Clinical Characteristics, Molecular Profile, and Outcomes in Indian Patients with Glutaric Aciduria Type 1.
J Pediatr Genet
; 10(3): 213-221, 2021 Sep.
Article
em En
| MEDLINE
| ID: mdl-34504725
ABSTRACT
Glutaric acidemia type 1 (GA-1, OMIM 231670) is an autosomal recessive inborn error of metabolism caused by the deficiency of glutaryl-coenzyme A (CoA) dehydrogenase with most children presenting in infancy with encephalopathy, dystonia, and macrocephaly. In this article, we presented the clinical characteristics, molecular profile, and outcomes in 29 unrelated families with affected children (30 cases total). The mean age at onset of illness was 10 months (±14.58), whereas the mean age at referral for molecular diagnosis was 29.44 months (±28.11). Patients were residents of nine different states of India. Clinical presentation varied from acute encephalitis followed by neuroregression and chronic/insidious developmental delay.
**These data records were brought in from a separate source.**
const pgpu_pubkey::PubForm* use_split_encrypt(const pgpu_pubkey* key, int m_words, size_t count) {
  if (key->hforms.empty() || !hensel_enabled() || 64 * m_words > key->n.BitSize()) return nullptr;
  const pgpu_pubkey::PubForm* f = key->hforms.back().get();
  if (!pgpu::hensel_fb_has(f->H, f->K)) return nullptr;
  if (g_hensel.load() >= 2) return f;
  const GeoInfo g = launch_geo(key->nsq->geo, count);
  const size_t ipw = 64 / (2 * (size_t)f->H);
  return (g.G <= 2 * f->H || (count + ipw - 1) / ipw >= kSimds) ? f : nullptr;
}
pgpu::HenselPubDev hensel_pub_view(const pgpu_pubkey::PubForm* f, int dev, bool base_mont = false) {
  const int L2 = f->H * f->K;
  const uint32_t* b = (const uint32_t*)f->pub.d[(size_t)dev];
  pgpu::HenselPubDev v{};
  v.nhat = b;
  v.n = b + L2;
  v.kr = b + 2 * L2;
  v.one = b + 3 * L2;
  v.conv = b + 5 * L2 + (base_mont ? (size_t)f->nchunks * 2 * L2 : 0);
  v.gm = b + (size_t)L2 * (5 + 4 * (size_t)f->nchunks);
  v.n0inv = f->n0inv;
  return v;
}
const pgpu_pubkey::PubForm* pair_form(const pgpu_pubkey* key) {
  if (key->hforms.empty() || !hensel_enabled() || !pair_rows_enabled()) return nullptr;
  const pgpu_pubkey::PubForm* f = key->hforms.back().get();
  return pgpu::pair_ops_has(f->H, f->K) ? f : nullptr;
}
int pair_l2(const pgpu_pubkey* key) {
  const pgpu_pubkey::PubForm* f = pair_form(key);
  return f ? f->H * f->K : 0;
}
std::shared_ptr<const pgpu_pubkey::PubForm> pair_form_shared(const pgpu_pubkey* key) {
  return pair_form(key) ? key->hforms.back() : nullptr;
}
pgpu::HenselFullDev hensel_full_view(const pgpu_pubkey* , const pgpu_pubkey::PubForm* f, int dev, bool out_mont) {
  const size_t LF = (size_t)2 * f->H * f->K;
  const uint32_t* b = (const uint32_t*)f->full.d[(size_t)dev];
  pgpu::HenselFullDev v{};
  v.n = b;
  v.nr = out_mont ? b + 2 * LF : b + LF;
  v.r2 = out_mont ? b + 3 * LF : nullptr;
  v.n0inv = f->n0inv_full;
  v.mod_words = 2 * f->n_words;
  return v;
}

const pgpu_pubkey::PubForm* split_modexp_form(const pgpu_pubkey* key, size_t count) {
  if (key->hforms.empty() || !hensel_enabled()) return nullptr;
  static const size_t max_waves = [] {
    const char* e = std::getenv("PGPU_SPLIT_MODEXP_MAX_WAVES");
    return e && std::atol(e) > 0 ? (size_t)std::atol(e) : ~(size_t)0;
  }();
  const pgpu_pubkey::PubForm* last = nullptr;
  for (const auto& f : key->hforms) {
    if (!pgpu::hensel_modexp_has(f->H, f->K)) continue;
    last = f.get();
    const size_t ipw = 64 / (2 * (size_t)f->H);
    if ((count + ipw - 1) / ipw <= kSimds) return last;
  }
  if (!last) return nullptr;
  const size_t ipw = 64 / (2 * (size_t)last->H);
  return (count + ipw - 1) / ipw > max_waves ? nullptr : last;
}
int wave_neighbours(rt::Device& dev, hipStream_t s) {
  int lane = -1;
  for (int k = 0; k < rt::kBatchLanes; ++k)
    if (dev.bs(k) == s) lane = k;
  if (lane < 0) return 0;
  static const int64_t window_ns = [] {
    const char* e = std::getenv("PGPU_LANE_ACTIVE_MS");
    return (int64_t)(e ? std::max(0, std::atoi(e)) : 50) * 1000000;
  }();
  const int64_t now = std::chrono::duration_cast<std::chrono::nanoseconds>(std::chrono::steady_clock::now().time_since_epoch()).count();
  dev.lane_fed_ns[lane].store(now, std::memory_order_relaxed);
  int busy = 0;
  for (int k = 0; k < rt::kBatchLanes; ++k) {
    if (k == lane) continue;
    const int64_t fed = std::max(dev.lane_fed_ns[k].load(std::memory_order_relaxed), dev.host_fed_ns[k].load(std::memory_order_relaxed));
    if ((fed != 0 && now - fed < window_ns) || hipStreamQuery(dev.bs(k)) == hipErrorNotReady) ++busy;
  }
  (void)hipGetLastError();
  return busy;
}
bool wave_n2_applies(const pgpu_pubkey::PubForm* form, size_t count) {
  const int L2 = form->H * form->K;
  return hensel_enabled() && pair_rows_enabled() && pgpu::hensel_modexp_wave_has(L2) && policy::modexp_wave_form_pays(count) &&
         pgpu::kLimbBits * L2 - (form->n.BitSize() + pgpu::kLimbBits) >= 10;
}
int modexp_split_on(rt::Device& d, const pgpu_pubkey* key, const pgpu_pubkey::PubForm* form, const uint64_t* d_base, size_t base_stride,
                    int base_words, bool base_mont, const uint64_t* d_exp, size_t exp_stride, int exp_words,
                    int exp_bits, const SchedRef* sched, int final_mul, const uint64_t* d_m, size_t m_stride,
                    int m_words, uint64_t* d_out, bool out_mont, size_t count, hipStream_t s,
                    const uint32_t* base_pair = nullptr, size_t base_pair_stride = 0, uint32_t* out_pair = nullptr) {
  const int H = form->H, K = form->K;
  pgpu::HenselModexpArgs a{};
  a.base_pair = base_pair;
  a.base_pair_stride = base_pair_stride;
  a.out_pair = out_pair;
  a.ctx = hensel_pub_view(form, d.index, base_mont);
  a.full = hensel_full_view(key, form, d.index, out_mont);
  a.base = d_base;
  a.base_stride = base_stride;
  a.base_words = base_words;
  a.chunk_words = form->chunk_words;
  a.nchunks = (base_words + form->chunk_words - 1) / form->chunk_words;
  a.exp = d_exp;
  a.exp_stride = exp_stride;
  a.exp_words = exp_words;
  a.exp_bits = exp_bits;
  size_t entries;
  if (sched && sched->p[0]) {
    a.sched = sched->p[0];
    a.sched_len = sched->len[0];
    a.window = sched->w;
    entries = (size_t)1 << (a.window - 1);
  } else {
    a.window = pick_window(exp_bits);
    entries = (size_t)1 << a.window;
  }
  a.final_mul = final_mul;
  a.ct_gather = (sched && sched->p[0]) ? 0 : g_ct_gather.load();
  a.fm_words = d_m;
  a.fm_stride = m_stride;
  a.fm_nwords = m_words;
  a.out = d_out;
  a.out_stride = (size_t)2 * key->n_words;
  a.count = count;
  if (base_pair && out_pair && !a.sched && final_mul == pgpu::FM_UNIT && wave_n2_applies(form, count) && a.window <= 5 &&
      (policy::wave_policy() == 2 || count * (size_t)(1 + wave_neighbours(d, s)) <= kSimds)) {
    TimerScope t(d, s, PGPU_KERNEL_MODEXP, PGPU_FORM_WAVE);
    if (!pgpu::launch_hensel_modexp_wave(H * K, a, s))
      return fail(PGPU_ERR_UNSUPPORTED, "wavefront-wide modexp kernel not compiled");
    HIP_TRY(hipGetLastError());
    t.stop();
    return PGPU_OK;
  }
  const bool seq = modexp_seq_form_pays(H, K, count) && base_pair && out_pair && !a.sched && final_mul == pgpu::FM_UNIT;
  const size_t ipw = seq ? 64 / (size_t)H : 64 / (2 * (size_t)H);
  const size_t waves = (count + ipw - 1) / ipw;
  const unsigned blocks = (unsigned)((waves + pgpu::kWavesPerWG - 1) / pgpu::kWavesPerWG);
  rt::StreamWork& w = d.work_for(s);
  std::lock_guard<std::mutex> lk(w.mu);
  RC_TRY(w.table.ensure((size_t)blocks * pgpu::kWavesPerWG * ipw * entries * 2 * H * K * sizeof(uint32_t), s));
  a.table = (uint32_t*)w.table.p;
  TimerScope t(d, s, PGPU_KERNEL_MODEXP, seq ? PGPU_FORM_SEQ : PGPU_FORM_PAIRED);
  if (seq) {
    if (!pgpu::launch_hensel_modexp_seq(H, K, a, blocks, s))
      return fail(PGPU_ERR_UNSUPPORTED, "sequential-halves modexp kernel not compiled");
  } else if (!pgpu::launch_hensel_modexp(H, K, a, blocks, s)) return fail(PGPU_ERR_UNSUPPORTED, "split-form modexp kernel not compiled");
  HIP_TRY(hipGetLastError());
  t.stop();
  return PGPU_OK;
}
int fb_table_for_split(const pgpu_pubkey* key, const pgpu_pubkey::PubForm* form, rt::Device& d, int w, int nwin,
                       hipStream_t s, FbPin* out) {
  const int H = form->H, K = form->K;
  return fb_table_get(key, key->fbh, d, w, nwin, (size_t)2 * H * K * sizeof(uint32_t), s, out, [&](FbTable& t) -> int {
    pgpu::HenselFbBuildArgs b{};
    b.ctx = hensel_pub_view(form, d.index);
    b.base = (const uint64_t*)key->d_hs.d[(size_t)d.index];
    b.base_words = 2 * key->n_words;
    b.chunk_words = form->chunk_words;
    b.nchunks = form->nchunks;
    b.table = (uint32_t*)t.p;
    b.nwin = nwin;
    b.w = w;
    const int ipw = 64 / (2 * H);
    const unsigned blocks = (unsigned)((((size_t)nwin + ipw - 1) / ipw + pgpu::kWavesPerWG - 1) / pgpu::kWavesPerWG);
    if (!pgpu::launch_hensel_fb_build(H, K, b, blocks, s))
      return fail(PGPU_ERR_UNSUPPORTED, "split-form fixed-base build kernel not compiled");
    return PGPU_OK;
  });
}

int encrypt_on(rt::Device& d, const pgpu_pubkey* key, const uint64_t* d_m, size_t m_stride, int m_words,
               const uint64_t* d_r, size_t r_stride, int r_words, int r_bits, uint64_t* d_c, size_t count,
               hipStream_t s, bool out_mont, size_t total_count, uint32_t* d_pair = nullptr, int busy_lanes = 0) {
  const int W = 2 * key->n_words;
  if (m_words <= 0 || m_words > W || m_stride < (size_t)m_words)
    return fail(PGPU_ERR_INVALID_PARAM, "plaintext width/stride invalid");
  if (r_words <= 0 || r_stride < (size_t)r_words)
    return fail(PGPU_ERR_INVALID_PARAM, "random width/stride invalid");
  if (key->djn && (r_bits < 0 || r_bits > 64 * r_words))
    return fail(PGPU_ERR_INVALID_PARAM, "r_bits/r_words inconsistent");
  const int vflags = out_mont ? VF_GM_MONT : VF_NONE;
  int fbw = fixed_base_window();
  const bool masked = key->djn && fbw > 0 && g_ct_gather.load() != 0;
  if (masked) fbw = masked_fb_window();
  if (key->djn && fbw > 0) {
    if (!masked) {
      std::lock_guard<std::mutex> lk(key->mu);
      if (fbw > 8 && !g_fb_window_explicit.load() && key->fb_elems + total_count < kFbGrowAfter) fbw = 8;
    }
    const GeoInfo& geo = key->nsq->geo;
    const pgpu_pubkey::PubForm* sform = d_pair ? pair_form(key) : use_split_encrypt(key, m_words, count);
    fbw = fb_fit_window(fbw, r_bits, sform ? (size_t)2 * sform->H * sform->K * sizeof(uint32_t) : (size_t)geo.L() * sizeof(uint32_t));
    const int nwin = std::max(1, (r_bits + fbw - 1) / fbw);
    FbPin tab;
    if (const pgpu_pubkey::PubForm* form = sform) {
      RC_TRY(fb_table_for_split(key, form, d, fbw, nwin, s, &tab));
      if (d_pair) {
        for (const auto& alt : key->hforms) {
          const size_t ipw_alt = 64 / (2 * (size_t)alt->H);
          if (alt->H * alt->K == form->H * form->K && alt->H > form->H && pgpu::hensel_fb_encrypt_has(alt->H, alt->K) &&
              (total_count + ipw_alt - 1) / ipw_alt <= kSimds) {
            form = alt.get();
            break;
          }
        }
      }
      pgpu::HenselFbArgs f{};
      f.ctx = hensel_pub_view(form, d.index);
      f.full = hensel_full_view(key, form, d.index, out_mont);
      f.table = (const uint32_t*)tab->p;
      f.nwin = nwin;
      f.w = fbw;
      f.exp = d_r;
      f.exp_stride = r_stride;
      f.exp_words = r_words;
      f.fm_words = d_m;
      f.fm_stride = m_stride;
      f.fm_nwords = m_words;
      f.out = d_c;
      f.out_stride = (size_t)W;
      f.count = count;
      f.out_pair = d_pair;
      f.ct_gather = masked ? 1 : 0;
      TimerScope t(d, s, PGPU_KERNEL_FB_ENCRYPT);
      if (d_pair && busy_lanes == 0 && wave_n2_applies(form, count) &&
          (policy::wave_policy() == 2 || count * (size_t)(1 + wave_neighbours(d, s)) <= kSimds)) {
        t.set_form(PGPU_FORM_WAVE);
        if (!pgpu::launch_hensel_fb_encrypt_wave(form->H * form->K, f, s))
          return fail(PGPU_ERR_UNSUPPORTED, "wavefront-wide fixed-base kernel not compiled");
        HIP_TRY(hipGetLastError());
        t.stop();
        return PGPU_OK;
      }
      const bool seq = d_pair && fb_encrypt_seq_pays(form->H, form->K, count, busy_lanes);
      t.set_form(seq ? PGPU_FORM_SEQ : PGPU_FORM_PAIRED);
      const int ipw = seq ? 64 / form->H : 64 / (2 * form->H);
      const unsigned blocks = (unsigned)(((count + ipw - 1) / ipw + pgpu::kWavesPerWG - 1) / pgpu::kWavesPerWG);
      if (seq) {
        const size_t seq_waves = (count + ipw - 1) / ipw;
        unsigned lds_pad = adaptive_cu_claim(seq_waves, busy_lanes);
        if (lds_pad && busy_lanes >= 3) lds_pad = pgpu::kLdsTotalFlag | 80000u;
        if (lds_pad) t.set_form(PGPU_FORM_SEQ | PGPU_FORM_CU_CLAIM);
        if (!pgpu::launch_hensel_fb_encrypt_seq(form->H, form->K, f, blocks, s, lds_pad))
          return fail(PGPU_ERR_UNSUPPORTED, "sequential-halves fixed-base kernel not compiled");
      } else if (!pgpu::launch_hensel_fb_encrypt(form->H, form->K, f, blocks, s))
        return fail(PGPU_ERR_UNSUPPORTED, "split-form fixed-base kernel not compiled");
      HIP_TRY(hipGetLastError());
      t.stop();
      return PGPU_OK;
    }
    RC_TRY(fb_table_for(key, d, fbw, nwin, s, &tab));
    pgpu::FixedBaseArgs f{};
    f.ctx = key->nsq->view(d.index, vflags);
    f.table = (const uint32_t*)tab->p;
    f.nwin = nwin;
    f.w = fbw;
    f.exp = d_r;
    f.exp_stride = r_stride;
    f.exp_words = r_words;
    f.fm_words = d_m;
    f.fm_stride = m_stride;
    f.fm_nwords = m_words;
    f.out = d_c;
    f.out_stride = (size_t)W;
    f.count = count;
    f.ct_gather = masked ? 1 : 0;
    TimerScope t(d, s, PGPU_KERNEL_FB_ENCRYPT);
    const GeoInfo lgeo = launch_geo(geo, count);
    if (!pgpu::launch_fb_encrypt(lgeo.G, lgeo.K, f, blocks_for(count, lgeo), s))
      return fail(PGPU_ERR_UNSUPPORTED, "fixed-base kernel geometry not compiled");
    HIP_TRY(hipGetLastError());
    t.stop();
    return PGPU_OK;
  }
  pgpu::ModexpArgs a{};
  a.ctx[0] = a.ctx[1] = key->nsq->view(d.index, vflags);
  a.nctx = 1;
  if (key->djn) {
    a.base = (const uint64_t*)key->d_hs.d[(size_t)d.index];
    a.base_stride = 0;
    a.base_words = W;
    a.exp = d_r;
    a.exp_stride = r_stride;
    a.exp_words = r_words;
    a.exp_bits = r_bits;
  } else {
    if (r_words > W) return fail(PGPU_ERR_INVALID_PARAM, "random wider than n^2");
    const pgpu_pubkey::PubForm* form = d_pair ? pair_form(key)
                                       : (64 * m_words <= key->n.BitSize() ? split_modexp_form(key, count) : nullptr);
    if (form) {
      SchedRef srn;
      if (key->sched_n.dev.bytes) {
        srn.p[0] = (const uint16_t*)key->sched_n.dev.d[(size_t)d.index];
        srn.len[0] = key->sched_n.len;
        srn.w = key->sched_n.w;
      }
      return modexp_split_on(d, key, form, d_r, r_stride, r_words, false,
                             (const uint64_t*)key->d_n.d[(size_t)d.index], 0, key->n_words, key->n.BitSize(),
                             srn.p[0] ? &srn : nullptr, pgpu::FM_PAILLIER_G, d_m, m_stride, m_words, d_c, out_mont,
                             count, s, nullptr, 0, d_pair);
    }
    a.base = d_r;
    a.base_stride = r_stride;
    a.base_words = r_words;
    a.exp = (const uint64_t*)key->d_n.d[(size_t)d.index];
    a.exp_stride = 0;
    a.exp_words = key->n_words;
    a.exp_bits = key->n.BitSize();
  }
  if (d_pair) return fail(PGPU_ERR_UNSUPPORTED, "pair-row output needs a split-form encrypt kernel");
  a.exp_per_ctx = 0;
  a.final_mul = pgpu::FM_PAILLIER_G;
  a.fm_words = d_m;
  a.fm_stride = m_stride;
  a.fm_nwords = m_words;
  a.out = d_c;
  a.out_stride = (size_t)W;
  a.count = count;
  SchedRef sr;
  if (!key->djn && key->sched_n.dev.bytes) {
    sr.p[0] = (const uint16_t*)key->sched_n.dev.d[(size_t)d.index];
    sr.len[0] = key->sched_n.len;
    sr.w = key->sched_n.w;
  }
  return run_modexp(d, a, key->nsq->geo, s, sr.p[0] ? &sr : nullptr);
}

Neurological sequelae varied from asymptomatic (no sequelae, 2 patients) to moderate (5 patients) and severe (23 patients) sequelae. All patients underwent blood tandem mass spectrometry (TMS on dried blood spots) and/or urine gas chromatography mass spectrometry (GCMS). Neuroimaging demonstrated batwing appearance in 95% cases. Sanger's sequencing of GCDH , covering all exons and exon-intron boundaries, was performed for all patients. Variants identified include 15 novel coding variants p.Met100Thr, p.Gly107Ser, p.Leu179Val, p.Pro217Ser, p. Phe236Leufs*107, p.Ser255Pro, p.Met266Leufs*2, p.Gln330Ter, p.Thr344Ile, p.Leu345Pro, p.Lys377Arg, p.Leu424Pro, p.Asn373Lys, p.Lys377Arg, p.Asn392Metfs*9, and nine known genetic variants such as p.Arg128Gln, p.Leu179Arg, p.Trp225Ter, p.Met339Val, p.Gly354Ser, p.Arg402Gln, p.Arg402Trp, p.His403Tyr, and p.Ala433Val (Ensembl transcript ID ENST00000222214). Using in silico analysis, genetic variants were shown to be affecting the residues responsible for homotetramer formation of the glutaryl-CoA dehydrogenase protein. Treatment included oral carnitine, riboflavin, protein-restricted diet, lysine-deficient special formulae, and management of acute crises with intravenous glucose and hydration. However, the mortality (9/30, 27.58%) and morbidity was high in our cohort with only two patients affording the diet. Our study is the largest multicentric, genetic variant-proven series of glutaric aciduria type 1 from India till date.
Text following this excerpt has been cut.